TASK PROMPT: Your job is to set down the stretch of entries that opens with the line containing "template <class T, int" and closes with the line containing "const gv4i_p desc_v". Keep both end lines, copy each exactly, and add nothing.

DATA PROVIDED:
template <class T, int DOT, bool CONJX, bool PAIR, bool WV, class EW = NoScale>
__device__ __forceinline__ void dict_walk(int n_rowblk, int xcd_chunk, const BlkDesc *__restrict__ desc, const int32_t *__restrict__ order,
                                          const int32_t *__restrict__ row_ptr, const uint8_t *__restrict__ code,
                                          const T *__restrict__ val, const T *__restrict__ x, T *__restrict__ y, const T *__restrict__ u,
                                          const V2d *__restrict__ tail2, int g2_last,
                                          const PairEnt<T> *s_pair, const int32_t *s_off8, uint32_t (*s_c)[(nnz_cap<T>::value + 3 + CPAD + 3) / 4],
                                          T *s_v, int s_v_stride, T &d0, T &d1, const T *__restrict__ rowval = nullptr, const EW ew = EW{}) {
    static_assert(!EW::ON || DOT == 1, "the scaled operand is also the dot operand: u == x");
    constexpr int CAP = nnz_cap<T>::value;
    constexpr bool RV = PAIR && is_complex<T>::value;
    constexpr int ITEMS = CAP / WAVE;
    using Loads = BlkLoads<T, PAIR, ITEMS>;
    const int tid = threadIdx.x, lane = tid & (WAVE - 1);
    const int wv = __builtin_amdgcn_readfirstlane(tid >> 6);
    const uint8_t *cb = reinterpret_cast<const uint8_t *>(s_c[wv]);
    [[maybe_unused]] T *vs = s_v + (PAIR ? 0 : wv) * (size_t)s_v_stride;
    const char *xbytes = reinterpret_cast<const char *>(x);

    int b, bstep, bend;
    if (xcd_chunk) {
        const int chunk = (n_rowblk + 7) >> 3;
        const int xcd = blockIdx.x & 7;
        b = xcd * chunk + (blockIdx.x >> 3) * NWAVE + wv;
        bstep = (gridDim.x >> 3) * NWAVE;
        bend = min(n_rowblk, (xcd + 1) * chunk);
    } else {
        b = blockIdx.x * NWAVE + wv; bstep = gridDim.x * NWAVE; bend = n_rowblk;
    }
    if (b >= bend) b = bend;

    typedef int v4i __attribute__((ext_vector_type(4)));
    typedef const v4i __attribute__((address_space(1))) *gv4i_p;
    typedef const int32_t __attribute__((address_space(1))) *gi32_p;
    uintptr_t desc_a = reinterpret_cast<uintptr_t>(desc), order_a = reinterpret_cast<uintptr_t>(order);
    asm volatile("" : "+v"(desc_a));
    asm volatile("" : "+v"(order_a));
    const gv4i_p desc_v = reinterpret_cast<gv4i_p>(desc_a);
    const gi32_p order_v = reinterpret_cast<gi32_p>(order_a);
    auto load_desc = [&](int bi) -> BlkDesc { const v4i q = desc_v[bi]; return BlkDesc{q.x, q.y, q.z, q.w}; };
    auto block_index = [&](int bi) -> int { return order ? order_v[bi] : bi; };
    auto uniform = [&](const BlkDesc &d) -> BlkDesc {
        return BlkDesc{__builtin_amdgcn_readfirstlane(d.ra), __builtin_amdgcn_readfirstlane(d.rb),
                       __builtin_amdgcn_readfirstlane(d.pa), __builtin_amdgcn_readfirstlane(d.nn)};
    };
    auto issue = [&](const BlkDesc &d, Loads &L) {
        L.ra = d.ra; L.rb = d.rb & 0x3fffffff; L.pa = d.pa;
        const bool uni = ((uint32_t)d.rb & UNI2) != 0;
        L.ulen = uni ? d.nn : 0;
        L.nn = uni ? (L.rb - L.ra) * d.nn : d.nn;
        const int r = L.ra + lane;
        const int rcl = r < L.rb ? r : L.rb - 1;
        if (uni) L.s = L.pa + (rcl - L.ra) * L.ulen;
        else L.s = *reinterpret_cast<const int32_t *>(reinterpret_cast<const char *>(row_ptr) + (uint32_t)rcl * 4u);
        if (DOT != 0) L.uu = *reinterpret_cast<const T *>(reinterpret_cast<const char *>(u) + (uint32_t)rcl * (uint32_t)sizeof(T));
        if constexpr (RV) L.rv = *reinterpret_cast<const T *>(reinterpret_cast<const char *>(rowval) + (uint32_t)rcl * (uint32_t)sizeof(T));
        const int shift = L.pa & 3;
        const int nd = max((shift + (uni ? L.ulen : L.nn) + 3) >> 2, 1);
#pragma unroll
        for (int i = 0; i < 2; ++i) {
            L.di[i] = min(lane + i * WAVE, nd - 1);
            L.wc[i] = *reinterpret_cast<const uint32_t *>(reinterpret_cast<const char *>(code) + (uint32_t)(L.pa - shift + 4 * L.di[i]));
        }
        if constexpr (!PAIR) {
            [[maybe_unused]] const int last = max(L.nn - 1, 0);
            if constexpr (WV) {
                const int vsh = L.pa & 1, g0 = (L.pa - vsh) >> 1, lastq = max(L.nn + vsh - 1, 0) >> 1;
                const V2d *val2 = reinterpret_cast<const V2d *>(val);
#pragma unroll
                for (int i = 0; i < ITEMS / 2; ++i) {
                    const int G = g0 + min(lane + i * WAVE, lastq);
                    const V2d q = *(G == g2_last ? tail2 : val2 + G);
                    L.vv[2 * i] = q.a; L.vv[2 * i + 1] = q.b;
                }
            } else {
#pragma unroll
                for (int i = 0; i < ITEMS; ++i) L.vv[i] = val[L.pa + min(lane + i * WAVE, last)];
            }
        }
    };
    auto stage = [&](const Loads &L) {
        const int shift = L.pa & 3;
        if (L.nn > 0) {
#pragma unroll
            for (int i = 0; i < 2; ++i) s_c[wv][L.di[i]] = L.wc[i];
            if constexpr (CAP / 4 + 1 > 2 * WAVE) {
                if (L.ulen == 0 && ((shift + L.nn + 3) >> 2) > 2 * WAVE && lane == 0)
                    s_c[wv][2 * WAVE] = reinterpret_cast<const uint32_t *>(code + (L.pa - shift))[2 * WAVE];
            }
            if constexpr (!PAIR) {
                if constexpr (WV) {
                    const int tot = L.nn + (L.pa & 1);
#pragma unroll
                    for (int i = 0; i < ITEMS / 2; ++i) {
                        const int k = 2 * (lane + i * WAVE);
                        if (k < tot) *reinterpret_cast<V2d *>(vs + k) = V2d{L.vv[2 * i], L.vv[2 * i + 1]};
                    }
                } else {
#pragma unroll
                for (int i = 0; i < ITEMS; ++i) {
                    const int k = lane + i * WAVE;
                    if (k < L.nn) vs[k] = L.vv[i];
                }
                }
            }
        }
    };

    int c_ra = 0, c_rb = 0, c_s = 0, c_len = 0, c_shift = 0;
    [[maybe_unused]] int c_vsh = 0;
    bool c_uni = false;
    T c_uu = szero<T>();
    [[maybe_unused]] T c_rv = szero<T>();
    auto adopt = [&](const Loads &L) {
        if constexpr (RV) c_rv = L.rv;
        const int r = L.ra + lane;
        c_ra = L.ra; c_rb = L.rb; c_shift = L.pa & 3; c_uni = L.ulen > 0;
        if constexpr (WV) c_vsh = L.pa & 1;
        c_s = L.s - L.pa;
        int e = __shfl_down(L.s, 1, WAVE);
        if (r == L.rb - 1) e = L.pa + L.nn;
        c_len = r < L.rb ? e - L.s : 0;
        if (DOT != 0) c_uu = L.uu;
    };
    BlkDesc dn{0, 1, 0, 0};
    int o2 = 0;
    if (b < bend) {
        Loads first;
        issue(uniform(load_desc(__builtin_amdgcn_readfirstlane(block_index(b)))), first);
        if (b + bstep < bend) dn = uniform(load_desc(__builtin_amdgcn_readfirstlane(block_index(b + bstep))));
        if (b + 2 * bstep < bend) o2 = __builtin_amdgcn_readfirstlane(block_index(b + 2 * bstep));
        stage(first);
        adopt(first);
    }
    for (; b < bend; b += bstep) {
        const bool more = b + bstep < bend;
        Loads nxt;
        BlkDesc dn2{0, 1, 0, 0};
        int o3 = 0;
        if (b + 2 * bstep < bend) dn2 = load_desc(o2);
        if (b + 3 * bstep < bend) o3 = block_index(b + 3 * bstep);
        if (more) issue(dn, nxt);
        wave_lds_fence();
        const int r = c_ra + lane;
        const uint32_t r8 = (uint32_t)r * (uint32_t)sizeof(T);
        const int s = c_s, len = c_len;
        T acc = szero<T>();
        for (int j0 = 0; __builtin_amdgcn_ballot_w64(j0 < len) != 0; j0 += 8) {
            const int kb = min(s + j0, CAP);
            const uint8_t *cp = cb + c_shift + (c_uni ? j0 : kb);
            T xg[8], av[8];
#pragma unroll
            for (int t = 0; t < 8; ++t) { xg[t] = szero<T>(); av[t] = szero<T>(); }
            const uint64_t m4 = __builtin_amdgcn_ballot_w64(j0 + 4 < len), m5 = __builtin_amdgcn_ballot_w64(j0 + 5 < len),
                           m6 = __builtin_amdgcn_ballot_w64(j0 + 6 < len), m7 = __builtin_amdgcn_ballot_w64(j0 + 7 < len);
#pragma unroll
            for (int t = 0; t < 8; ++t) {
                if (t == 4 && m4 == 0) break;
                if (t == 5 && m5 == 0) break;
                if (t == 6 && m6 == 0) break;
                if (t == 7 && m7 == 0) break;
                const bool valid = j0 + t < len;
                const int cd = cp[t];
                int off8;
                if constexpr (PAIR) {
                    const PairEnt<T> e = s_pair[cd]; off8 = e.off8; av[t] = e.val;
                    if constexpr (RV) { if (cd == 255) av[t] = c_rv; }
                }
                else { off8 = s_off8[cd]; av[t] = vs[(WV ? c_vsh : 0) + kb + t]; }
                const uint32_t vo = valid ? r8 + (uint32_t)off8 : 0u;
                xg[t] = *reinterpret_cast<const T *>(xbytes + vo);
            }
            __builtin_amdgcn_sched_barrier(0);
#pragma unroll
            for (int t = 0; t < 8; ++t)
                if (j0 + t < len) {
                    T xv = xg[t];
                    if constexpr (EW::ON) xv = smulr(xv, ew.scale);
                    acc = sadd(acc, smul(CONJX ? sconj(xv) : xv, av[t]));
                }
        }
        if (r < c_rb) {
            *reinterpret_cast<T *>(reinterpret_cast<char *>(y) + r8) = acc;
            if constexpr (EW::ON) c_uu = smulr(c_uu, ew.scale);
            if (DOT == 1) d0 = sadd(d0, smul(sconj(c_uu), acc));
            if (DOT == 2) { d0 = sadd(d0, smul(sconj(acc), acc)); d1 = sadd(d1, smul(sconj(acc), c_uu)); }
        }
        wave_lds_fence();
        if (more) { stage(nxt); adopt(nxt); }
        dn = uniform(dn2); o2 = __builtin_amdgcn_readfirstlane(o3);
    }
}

==

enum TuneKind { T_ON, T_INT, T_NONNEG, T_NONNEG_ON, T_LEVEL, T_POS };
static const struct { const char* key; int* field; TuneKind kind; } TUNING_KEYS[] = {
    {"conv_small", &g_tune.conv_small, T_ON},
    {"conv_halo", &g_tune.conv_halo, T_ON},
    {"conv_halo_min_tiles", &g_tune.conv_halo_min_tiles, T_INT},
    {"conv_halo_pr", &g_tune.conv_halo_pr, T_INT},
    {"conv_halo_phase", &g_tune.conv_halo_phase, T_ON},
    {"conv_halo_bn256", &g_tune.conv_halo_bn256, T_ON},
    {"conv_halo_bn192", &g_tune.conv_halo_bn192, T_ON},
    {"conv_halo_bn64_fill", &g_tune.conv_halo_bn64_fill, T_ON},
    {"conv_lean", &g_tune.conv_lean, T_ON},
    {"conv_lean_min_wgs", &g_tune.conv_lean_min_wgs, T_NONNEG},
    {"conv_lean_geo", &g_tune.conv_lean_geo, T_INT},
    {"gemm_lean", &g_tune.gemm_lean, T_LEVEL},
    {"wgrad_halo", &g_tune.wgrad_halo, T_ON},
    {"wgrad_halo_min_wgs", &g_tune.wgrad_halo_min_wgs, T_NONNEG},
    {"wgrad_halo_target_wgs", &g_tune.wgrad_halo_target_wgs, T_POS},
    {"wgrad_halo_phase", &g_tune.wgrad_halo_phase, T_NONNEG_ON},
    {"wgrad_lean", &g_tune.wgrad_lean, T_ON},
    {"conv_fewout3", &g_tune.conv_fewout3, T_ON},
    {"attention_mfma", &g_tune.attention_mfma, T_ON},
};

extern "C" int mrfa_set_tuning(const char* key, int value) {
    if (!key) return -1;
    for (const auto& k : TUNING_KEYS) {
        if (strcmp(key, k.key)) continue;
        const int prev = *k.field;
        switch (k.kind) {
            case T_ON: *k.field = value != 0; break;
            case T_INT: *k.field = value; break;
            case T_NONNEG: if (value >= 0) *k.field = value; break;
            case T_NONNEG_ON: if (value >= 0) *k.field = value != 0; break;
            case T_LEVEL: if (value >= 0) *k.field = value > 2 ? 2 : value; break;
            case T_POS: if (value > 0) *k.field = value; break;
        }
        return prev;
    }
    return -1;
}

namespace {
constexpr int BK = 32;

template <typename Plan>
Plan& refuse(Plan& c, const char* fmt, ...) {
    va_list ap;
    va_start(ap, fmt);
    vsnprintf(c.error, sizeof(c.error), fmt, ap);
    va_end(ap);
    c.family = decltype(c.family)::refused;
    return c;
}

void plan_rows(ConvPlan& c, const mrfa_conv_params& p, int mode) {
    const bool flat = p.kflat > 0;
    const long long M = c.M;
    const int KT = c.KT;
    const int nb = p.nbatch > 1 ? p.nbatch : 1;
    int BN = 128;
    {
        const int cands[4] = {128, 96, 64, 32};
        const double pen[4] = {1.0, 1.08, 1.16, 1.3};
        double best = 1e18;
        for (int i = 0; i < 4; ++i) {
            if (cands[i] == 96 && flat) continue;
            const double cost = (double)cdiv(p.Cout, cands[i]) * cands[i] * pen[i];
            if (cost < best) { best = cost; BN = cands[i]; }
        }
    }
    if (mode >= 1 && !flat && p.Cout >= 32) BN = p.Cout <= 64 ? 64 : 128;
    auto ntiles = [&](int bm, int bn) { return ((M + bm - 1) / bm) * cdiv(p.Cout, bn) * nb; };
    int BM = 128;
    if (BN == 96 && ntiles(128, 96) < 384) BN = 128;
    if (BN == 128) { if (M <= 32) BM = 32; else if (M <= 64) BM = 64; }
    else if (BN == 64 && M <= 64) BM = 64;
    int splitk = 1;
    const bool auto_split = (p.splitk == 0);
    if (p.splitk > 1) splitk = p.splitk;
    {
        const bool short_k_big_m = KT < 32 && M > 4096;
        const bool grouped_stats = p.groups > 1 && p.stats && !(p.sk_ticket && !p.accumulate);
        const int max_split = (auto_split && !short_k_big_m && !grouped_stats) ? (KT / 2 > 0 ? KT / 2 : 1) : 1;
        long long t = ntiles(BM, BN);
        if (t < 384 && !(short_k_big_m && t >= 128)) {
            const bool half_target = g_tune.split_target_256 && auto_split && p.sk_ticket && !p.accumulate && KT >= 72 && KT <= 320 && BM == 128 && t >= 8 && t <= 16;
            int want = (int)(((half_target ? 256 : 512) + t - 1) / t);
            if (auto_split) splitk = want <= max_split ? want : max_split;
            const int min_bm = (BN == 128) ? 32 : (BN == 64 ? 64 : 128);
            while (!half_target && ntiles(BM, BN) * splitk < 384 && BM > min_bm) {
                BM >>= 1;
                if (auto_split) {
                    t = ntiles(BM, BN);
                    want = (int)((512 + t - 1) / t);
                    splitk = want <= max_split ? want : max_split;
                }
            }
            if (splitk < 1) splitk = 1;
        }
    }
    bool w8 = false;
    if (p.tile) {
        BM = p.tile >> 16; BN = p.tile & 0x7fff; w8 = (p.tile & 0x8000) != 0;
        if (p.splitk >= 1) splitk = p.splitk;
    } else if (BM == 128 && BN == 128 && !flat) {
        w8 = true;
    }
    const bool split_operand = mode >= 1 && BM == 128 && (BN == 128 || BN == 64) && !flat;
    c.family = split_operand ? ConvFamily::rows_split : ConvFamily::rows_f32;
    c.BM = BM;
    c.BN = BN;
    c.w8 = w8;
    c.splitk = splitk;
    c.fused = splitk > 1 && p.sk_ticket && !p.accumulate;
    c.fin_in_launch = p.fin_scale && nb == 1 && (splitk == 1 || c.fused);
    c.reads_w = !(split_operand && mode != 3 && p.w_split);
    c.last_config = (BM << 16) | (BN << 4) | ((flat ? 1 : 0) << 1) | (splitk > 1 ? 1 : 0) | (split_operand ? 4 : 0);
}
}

EXERCISE SOLUTION:
template <class T, int DOT, bool CONJX, bool PAIR, bool WV, class EW = NoScale>
__device__ __forceinline__ void dict_walk(int n_rowblk, int xcd_chunk, const BlkDesc *__restrict__ desc, const int32_t *__restrict__ order,
                                          const int32_t *__restrict__ row_ptr, const uint8_t *__restrict__ code,
                                          const T *__restrict__ val, const T *__restrict__ x, T *__restrict__ y, const T *__restrict__ u,
                                          const V2d *__restrict__ tail2, int g2_last,
                                          const PairEnt<T> *s_pair, const int32_t *s_off8, uint32_t (*s_c)[(nnz_cap<T>::value + 3 + CPAD + 3) / 4],
                                          T *s_v, int s_v_stride, T &d0, T &d1, const T *__restrict__ rowval = nullptr, const EW ew = EW{}) {
    static_assert(!EW::ON || DOT == 1, "the scaled operand is also the dot operand: u == x");
    constexpr int CAP = nnz_cap<T>::value;
    constexpr bool RV = PAIR && is_complex<T>::value;
    constexpr int ITEMS = CAP / WAVE;
    using Loads = BlkLoads<T, PAIR, ITEMS>;
    const int tid = threadIdx.x, lane = tid & (WAVE - 1);
    const int wv = __builtin_amdgcn_readfirstlane(tid >> 6);
    const uint8_t *cb = reinterpret_cast<const uint8_t *>(s_c[wv]);
    [[maybe_unused]] T *vs = s_v + (PAIR ? 0 : wv) * (size_t)s_v_stride;
    const char *xbytes = reinterpret_cast<const char *>(x);

    int b, bstep, bend;
    if (xcd_chunk) {
        const int chunk = (n_rowblk + 7) >> 3;
        const int xcd = blockIdx.x & 7;
        b = xcd * chunk + (blockIdx.x >> 3) * NWAVE + wv;
        bstep = (gridDim.x >> 3) * NWAVE;
        bend = min(n_rowblk, (xcd + 1) * chunk);
    } else {
        b = blockIdx.x * NWAVE + wv; bstep = gridDim.x * NWAVE; bend = n_rowblk;
    }
    if (b >= bend) b = bend;

    typedef int v4i __attribute__((ext_vector_type(4)));
    typedef const v4i __attribute__((address_space(1))) *gv4i_p;
    typedef const int32_t __attribute__((address_space(1))) *gi32_p;
    uintptr_t desc_a = reinterpret_cast<uintptr_t>(desc), order_a = reinterpret_cast<uintptr_t>(order);
    asm volatile("" : "+v"(desc_a));
    asm volatile("" : "+v"(order_a));
    const gv4i_p desc_v = reinterpret_cast<gv4i_p>(desc_a);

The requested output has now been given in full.